Though bandhs and blockades are very frequent in Manipur—there were 110 bandhs and 234 economic blockades throughout the state between 2004 and 2007, the accumulated loss of which was Rs 1,320 crore (nearly 40 per cent of the state budget of 2006-07)—it is the frequent disruptions of NH 39 that hurts the state and its people the most. Over the past 15 years, this highway has been blockaded six times on average every year, and each blockade lasted an average of five days. Unofficial estimates put the loss suffered by Manipur due to these blockades at Rs 300 crore a year.
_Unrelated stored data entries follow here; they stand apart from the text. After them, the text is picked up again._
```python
_vp, _i, _f, _ll = ctypes.c_void_p, ctypes.c_int, ctypes.c_float, ctypes.c_longlong

SIGNATURES = {
    'lp_last_error': (ctypes.c_char_p, []),
    'lp_abi_version': (_i, []),
    'lp_pack_weights': (_i, [_vp, _vp, _vp, _i, _i, _i, _i, _i, _i, _i, _vp]),
    'lp_pack_desc_bytes': (_i, []),
    'lp_pack_weights_batch': (_i, [_vp, _i, _ll, _vp]),
    'lp_pack_pair_desc_bytes': (_i, []),
    'lp_pack_weights_pairs': (_i, [_vp, _i, _ll, _vp]),
    'lp_act_pack': (_i, [_vp, _vp, _vp, _i, _vp, _vp, _i, _i, _i, _i, _vp, _vp, _i, _i, _vp, _vp]),
    'lp_amax_slots': (_i, []),
    'lp_amax_slot_stride': (_i, []),
    'lp_amax_blocks': (_i, []),
    'lp_amax_partial': (_i, [_vp, _ll, _vp, _vp]),
    'lp_conv16_fwd': (_i, [_vp] * 9 + [_i] * 11 + [_vp, _vp, _vp, _i, _vp, _ll, _vp, _vp]),
    'lp_conv16_fwd_workspace_bytes': (_ll, [_i] * 5),
    'lp_conv16_fwd_stats': (_i, [_vp] * 9 + [_i] * 11 + [_vp, _vp, _vp, _i, _vp, _ll, _vp, _vp, _ll, _vp, _vp]),
    'lp_conv16_stats_floats': (_ll, [_i] * 4),
    'lp_norm_stats_finalize': (_i, [_vp, _i, _vp, _vp, _i, _f, _f, _vp, _vp, _vp, _vp, _vp, _vp, _i, _i, _vp]),
    'lp_gconv16_fwd_stats': (_i, [_vp] * 6 + [_i] * 6 + [_vp, _vp, _ll, _vp, _vp]),
    'lp_gconv16_fwd_planes': (_i, [_vp] * 8 + [_i] * 7 + [_vp, _vp, _ll, _vp, _vp]),
    'lp_conv_wgrad_workspace_bytes': (_ll, [_i, _i, _i, _i]),
    'lp_conv16_wgrad': (_i, [_vp] * 6 + [_i] * 9 + [_vp, _i, _vp, _vp, _vp, _vp]),
    'lp_conv_wgrad_dot_blocks': (_i, [_i] * 3),
    'lp_thin_conv_supported': (_i, [_i] * 4),
    'lp_thin_conv_fwd': (_i, [_vp] * 6 + [_i] * 9 + [_vp, _i, _vp]),
    'lp_thin_conv_emits_planes': (_i, [_i] * 5),
    'lp_thin_wgrad_supported': (_i, [_i] * 5),
    'lp_thin_wgrad_has_dbias': (_i, [_i] * 2),
    'lp_thin_wgrad': (_i, [_vp] * 6 + [_i] * 8 + [_vp, _vp]),
    'lp_linear_fwd': (_i, [_vp, _vp, _vp, _vp, _vp, _i, _i, _i, _vp]),
    'lp_linear_bwd_workspace_bytes': (_ll, [_i, _i, _i]),
    'lp_linear_bwd': (_i, [_vp] * 8 + [_i, _i, _i, _vp]),
    'lp_grid_crop_fwd': (_i, [_vp, _vp, _vp, _i, _i, _i, _i, _i, _i, _vp]),
    'lp_grid_crop_bwd': (_i, [_vp, _vp, _vp, _i, _i, _i, _i, _i, _i, _vp]),
    'lp_stem_conv_s2': (_i, [_vp, _vp, _vp, _i, _i, _i, _i, _vp]),
# ... 108 lines not shown
_lib = None


class LpError(RuntimeError):
    pass


def lib():
    global _lib
    if _lib is None:
        if not os.path.exists(LIB_PATH):
            raise LpError(f'{LIB_PATH} is missing: run `python -m latent_pose_reenactment_amd.build` '
                          '(or __graft_entry__.build()); there is no fallback path')
        l = ctypes.CDLL(LIB_PATH)
        for name, (res, args) in SIGNATURES.items():
            fn = getattr(l, name)
            fn.restype, fn.argtypes = res, args
        _lib = l
    return _lib


def check(rc, what):
    if rc != 0:
        msg = lib().lp_last_error()
        raise LpError(f'{what} failed (rc={rc}): {msg.decode() if msg else ""}')
```

latent_pose_reenactment_amd/csrc/gconv_rows.hip:

```cpp
#include "lp_common.h"
#include "conv_common.h"
#include "lp_hip.h"
#include "lp_internal.h"
#include <stdlib.h>

#if defined(__HIP_DEVICE_COMPILE__)
#pragma clang attribute push(__attribute__((target("no-packed-fp32-ops"))), apply_to = function)
#endif

static __device__ __attribute__((aligned(64))) unsigned int gr_zero_page[16];

static __device__ __forceinline__ void gr_barrier() {
    __builtin_amdgcn_fence(__ATOMIC_RELEASE, "workgroup");
    __builtin_amdgcn_s_barrier();
    __builtin_amdgcn_fence(__ATOMIC_ACQUIRE, "workgroup");
}
static __device__ __forceinline__ float gr_shfl_xor(float v, int lane, int o) {
    return __builtin_bit_cast(float, __builtin_amdgcn_ds_bpermute((lane ^ o) << 2, __builtin_bit_cast(int, v)));
}

struct GconvRowsParams {
    const uint16_t* a_hi; const uint16_t* a_lo; const uint16_t* w_hi; const uint16_t* w_lo;
    float* y; uint16_t* o_hi; uint16_t* o_lo; const float* alpha2; float* amax; float* stats;
    int N, H, W, C, CP;
    int tiles_x, tiles_y, ntiles;
    int nblk, wgs, xcd;
};

namespace gr {
constexpr int TH = 4, TW = 16, HH = TH + 2, HW = TW + 2, HALO_PX = HH * HW;
constexpr int PIECES = (HALO_PX * 128 + 1023) / 1024;
constexpr int PLANE = PIECES * 1024;
constexpr int KIT = (PIECES + 3) / 4;
__host__ __device__ constexpr int key(int hp) { return ((hp >> 1) & 3) << 1; }
}

template <int PREC>
__global__ __launch_bounds__(256, PREC == LP_PREC_BF16X3 ? 2 : 4) void gconv_rows_kernel(GconvRowsParams p) {
    using namespace gr;
    constexpr bool SPLIT = (PREC == LP_PREC_BF16X3), F16 = (PREC == LP_PREC_F16);
    constexpr int BUF = PLANE * (SPLIT ? 2 : 1);
    extern __shared__ __attribute__((aligned(16))) unsigned char smem[];

    const int lane = (int)threadIdx.x & 63;
    const int wave = __builtin_amdgcn_readfirstlane((int)threadIdx.x >> 6);
    const int kb = lane >> 4, px = lane & 15;

    int blk, t0, tstep, tend;
    {
        const int id = (int)blockIdx.x;
        if (p.xcd) {
            const int x = id & 7, j = id >> 3, per = (p.ntiles + 7) >> 3;
            blk = j % p.nblk;
            tstep = p.wgs >> 3;
// ... 17 lines not shown
        wlo[s] = (s16x8_t){0, 0, 0, 0, 0, 0, 0, 0};
        if (tap < 9) {
            const size_t off = ((size_t)tap * p.CP + co0 + 16 * wave + px) * 64 + 16 * wave + 8 * (kb & 1);
            whi[s] = *(const s16x8_t*)(p.w_hi + off);
            if (SPLIT) wlo[s] = *(const s16x8_t*)(p.w_lo + off);
        }
    }
    const float alpha = p.alpha2 ? *p.alpha2 : 1.f;

    int r_off[TH][5];
#pragma unroll
    for (int s = 0; s < 5; ++s) {
        const int tap = min(2 * s + (lane >> 5), 8);
#pragma unroll
        for (int r = 0; r < TH; ++r) {
            const int hp = (r + tap / 3) * HW + px + tap % 3;
            r_off[r][s] = hp * 128 + (((2 * wave + (kb & 1)) ^ key(hp)) << 4);
        }
    }

    int d_hy[KIT], d_hx[KIT], d_c[KIT];
#pragma unroll
    for (int k = 0; k < KIT; ++k) {
        const int hp = (4 * k + wave) * 8 + (lane >> 3);
        d_hy[k] = hp < HALO_PX ? hp / HW : -(1 << 20);
        d_hx[k] = hp % HW;
        d_c[k] = co0 + (((lane & 7) ^ key(hp)) << 3);
    }
    const uint16_t* zero16 = (const uint16_t*)gr_zero_page;
    const unsigned lds0 = (unsigned)__builtin_amdgcn_readfirstlane((int)(unsigned)(uintptr_t)smem);
    auto decode = [&](int t, int& n, int& y0, int& x0) {
        x0 = (t % p.tiles_x) * TW; t /= p.tiles_x;
        y0 = (t % p.tiles_y) * TH; n = t / p.tiles_y;
    };
    auto issue = [&](int t, int buf) {
        int n, y0, x0;
        decode(t, n, y0, x0);
#pragma unroll
        for (int k = 0; k < KIT; ++k) {
            const int q = 4 * k + wave;
            if (q < PIECES) {
                const int iy = y0 - 1 + d_hy[k], ix = x0 - 1 + d_hx[k];
                const bool ok = iy >= 0 && iy < p.H && ix >= 0 && ix < p.W;
                const size_t off = ok ? ((size_t)(n * p.H + iy) * p.W + ix) * p.C + d_c[k] : 0;
                const unsigned d = lds0 + (unsigned)(buf * BUF + q * 1024);
                lp_glds16(ok ? (p.a_hi + off) : zero16, d);
                if (SPLIT) lp_glds16(ok ? (p.a_lo + off) : zero16, d + PLANE);
            }
        }
    };

    float am = 0.f;
    issue(t0, 0);
    int buf = 0;
    for (int t = t0; t < tend; t += tstep, buf ^= 1) {
        lp_wait_vm0();
        gr_barrier();
// ... 28 lines not shown
            const int oy = y0 + r, ox = x0 + px;
            float4 v;
            v.x = fmaf(acc[0], alpha, 0.f); v.y = fmaf(acc[1], alpha, 0.f); v.z = fmaf(acc[2], alpha, 0.f); v.w = fmaf(acc[3], alpha, 0.f);
            if (p.stats) {
                const float o4[4] = {v.x, v.y, v.z, v.w};
#pragma unroll
                for (int k = 0; k < 4; ++k)
#pragma unroll
                    for (int j = 0; j < 4; ++j) {
                        const float xv = __builtin_bit_cast(float, __builtin_amdgcn_ds_bpermute(((lane & 48) | (4 * k + (px & 3))) << 2, __builtin_bit_cast(int, o4[j])));
                        if (r == 0 && k == 0) st_ref[j] = xv;
                        const float d = xv - st_ref[j];
                        st_d[j] += d; st_q[j] = fmaf(d, d, st_q[j]);
                    }
            }
            if (oy < p.H && ox < p.W) {
                const size_t e = (((size_t)n * p.H + oy) * p.W + ox) * p.C + co0 + 16 * wave + 4 * kb;
                if (p.y) *(float4*)(p.y + e) = v;
                am = lp_amax4(am, v);
                if (p.o_hi) {
                    const float o[4] = {v.x, v.y, v.z, v.w};
                    ushort4 oh, ol;
                    uint16_t* ohp = (uint16_t*)&oh; uint16_t* olp = (uint16_t*)&ol;
#pragma unroll
                    for (int j = 0; j < 4; ++j) {
                        ohp[j] = lp_f32_to_op16<F16>(o[j]);
                        if (SPLIT) olp[j] = lp_f32_to_op16<false>(o[j] - lp_op16_to_f32<false>(ohp[j]));
                    }
                    *(ushort4*)(p.o_hi + e) = oh;
                    if (SPLIT) *(ushort4*)(p.o_lo + e) = ol;
                }
            }
// ... 2 lines not shown
            float cnt = 16.f, mean[4], m2[4];
#pragma unroll
            for (int j = 0; j < 4; ++j) { mean[j] = st_ref[j] + st_d[j] / cnt; m2[j] = fmaxf(st_q[j] - st_d[j] * st_d[j] / cnt, 0.f); }
#pragma unroll
            for (int o = 1; o < 4; o <<= 1) {
#pragma unroll
                for (int j = 0; j < 4; ++j) {
                    const float mb = gr_shfl_xor(mean[j], lane, o), qb = gr_shfl_xor(m2[j], lane, o);
                    const float d = mb - mean[j];
                    mean[j] = fmaf(d, 0.5f, mean[j]); m2[j] += qb + d * d * (cnt * 0.5f);
                }
                cnt *= 2.f;
            }
            if (px == 0) {
                const int ty = y0 >> 2;
                const int rb = ((n * (p.tiles_y >> 2) + (ty >> 2)) * p.tiles_x + (x0 >> 4)) * 4 + (ty & 3);
                float* o = p.stats + ((size_t)rb * p.C + co0 + 16 * wave + 4 * kb) * 3;
#pragma unroll
                for (int j = 0; j < 4; ++j) { o[j * 3 + 0] = cnt; o[j * 3 + 1] = mean[j]; o[j * 3 + 2] = m2[j]; }
            }
        }
    }
    if (p.amax) lp_amax_commit(am, p.amax, blockIdx.x);
}
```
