PT_HD bool isect_plane(const Ray& r, f3 n, Hit& h) {
    const float dn = dot(r.d, n);
    const float t = -dot(r.o, n) / dn;
    if (t > 1e5f) return false;
    if (t > 0.f) {
        if (dn >= 0.f) { h.t = t; h.n = -1.f * n; h.interior = 1u; return true; }
        h.t = t; h.n = n; h.interior = 0u;
        return true;
    }
    return false;
}

PT_HD bool slab(f3 o, f3 d, f3 s, float& t, uint32_t& interior) {
    const f3 t1xyz = (-1.f * s - o) / d;
    const f3 t2xyz = (s - o) / d;
    const float t1x = smin(t1xyz.x, t2xyz.x), t2x = smax(t1xyz.x, t2xyz.x);
    const float t1y = smin(t1xyz.y, t2xyz.y), t2y = smax(t1xyz.y, t2xyz.y);
    const float t1z = smin(t1xyz.z, t2xyz.z), t2z = smax(t1xyz.z, t2xyz.z);
    const float t1 = smax(smax(t1x, t1y), t1z);
    const float t2 = smin(smin(t2x, t2y), t2z);
    if (t1 > t2) return false;
    if (t2 < 0.f) return false;
    interior = (t1 < 0.f) ? 1u : 0u;
    t = interior ? t2 : t1;
    return true;
}

PT_HD bool isect_box(const Ray& r, f3 s, Hit& h) {
    float t;
    uint32_t in;
    if (!slab(r.o, r.d, s, t, in)) return false;
    const f3 p = r.o + t * r.d;
    f3 n = p / s;
    if (in) n = -1.f * n;
    const float ax = fabs_(n.x), ay = fabs_(n.y), az = fabs_(n.z);
    float mx = ax;
    if (mx < ay) mx = ay;
    if (mx < az) mx = az;
    if (ax != mx) n.x = 0.f;
    if (ay != mx) n.y = 0.f;
    if (az != mx) n.z = 0.f;
    h.t = t; h.n = normalize(n); h.interior = in;
    return true;
}

PT_HD bool ellipsoid_root(const Ray& r, f3 rad, float& t, uint32_t& in) {
    const float a = dot(r.d / rad, r.d / rad);
    const float b = 2.f * dot(r.o / rad, r.d / rad);
    const float c = dot(r.o / rad, r.o / rad) - 1.f;
    const float d = b * b - 4.f * a * c;
    if (d <= 0.f) return false;
    const double sd = sqrt((double)d);
    float x1 = (float)(((double)-b - sd) / (double)(2.f * a));
    float x2 = (float)(((double)-b + sd) / (double)(2.f * a));
    if (x1 > x2) { const float tt = x1; x1 = x2; x2 = tt; }
    if (x2 < 0.f) return false;
    in = (x1 < 0.f) ? 1u : 0u;
    t = in ? x2 : x1;
    return true;
}
PT_HD bool isect_ellipsoid(const Ray& r, f3 rad, Hit& h) {
    float t;
    uint32_t in;
    if (!ellipsoid_root(r, rad, t, in)) return false;
    const f3 p = r.o + t * r.d;
    f3 n = normalize(p / (rad * rad));
    if (in) n = -1.f * n;
    h.t = t; h.n = n; h.interior = in;
    return true;
}

PT_HD bool isect_triangle_n(const Ray& r, f3 a, f3 b, f3 c, f3 n, Hit& h) {
    Hit ph;
    if (!isect_plane(r, n, ph)) return false;
    const f3 p = r.o + ph.t * r.d;
    if (!(dot(cross(b - a, p - a), n) > 0.f)) return false;
    if (!(dot(cross(p - a, c - a), n) > 0.f)) return false;
    if (!(dot(cross(c - b, p - b), n) > 0.f)) return false;
    h = ph;
    return true;
}
PT_HD bool isect_triangle(const Ray& r, f3 a, f3 b, f3 c, Hit& h) {
    return isect_triangle_n(r, a, b, c, normalize(cross(b - a, c - a)), h);
}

The continuing blockade for over a month now has already cost the state’s economy a crushing Rs 400 crore, estimate some research students at the Manipur University’s commerce department. Manipur’s per capita income (Rs 17,950 per annum in 2005-06) stood reduced by 11.8 per cent in 2005-06 and 9.9 per cent in 2006-07 due to bandhs and blockades in those years. The figure has only gone up since.
It would only be logical for a state that’s so crucially dependent on this highway to keep it open, with the help of security forces if necessary. But New Delhi’s intentions have been suspect. “New Delhi has only been sensitive to the sentiments of the Nagas, and has always prevented Manipur from taking resolute action against groups that block this lifeline,” a senior leader of the opposition Manipur People’s Party (MPP) says. This was evident this time too. The state cabinet resolved to take the help of the Army and para-military forces to escort trucks and buses along the highway, but New Delhi didn’t permit this, fearing that use of force to break the blockade would anger Nagas, especially the NSCN, with which the Union Government has been engaged in a protracted negotiation to end the decades-long insurgency in the state that has cost over 25,000 lives since Independence.
But if New Delhi has not sanctioned resolute action, successive governments in Manipur are also to blame for the hardships that Manipuris have been suffering due to this lifeline snapping so often. Two other highways—NH 53 and NH 150—also connect Manipur through Silchar in Assam and Mizoram respectively. But the condition of these two roads is pathetic—not fit for heavy vehicles. Despite funds being sanctioned by New Delhi, precious little has been done to develop these highways as alternate routes.
No other state in the country has faced such a crisis. All because a highway that’s the state’s lifeline remains blockaded by a group of people. And no one outside Manipur seems to care. “Imagine any other city, say Delhi or Mumbai, being made to suffer like Imphal is suffering now. Imagine what the Government would do if all roads to Delhi or Mumbai or Kolkata are blocked for weeks at a stretch. The Army would have been deployed and the roads cleared overnight. But Manipuris are made to suffer like this,” laments Th Sithlou, a teacher at Manipur University.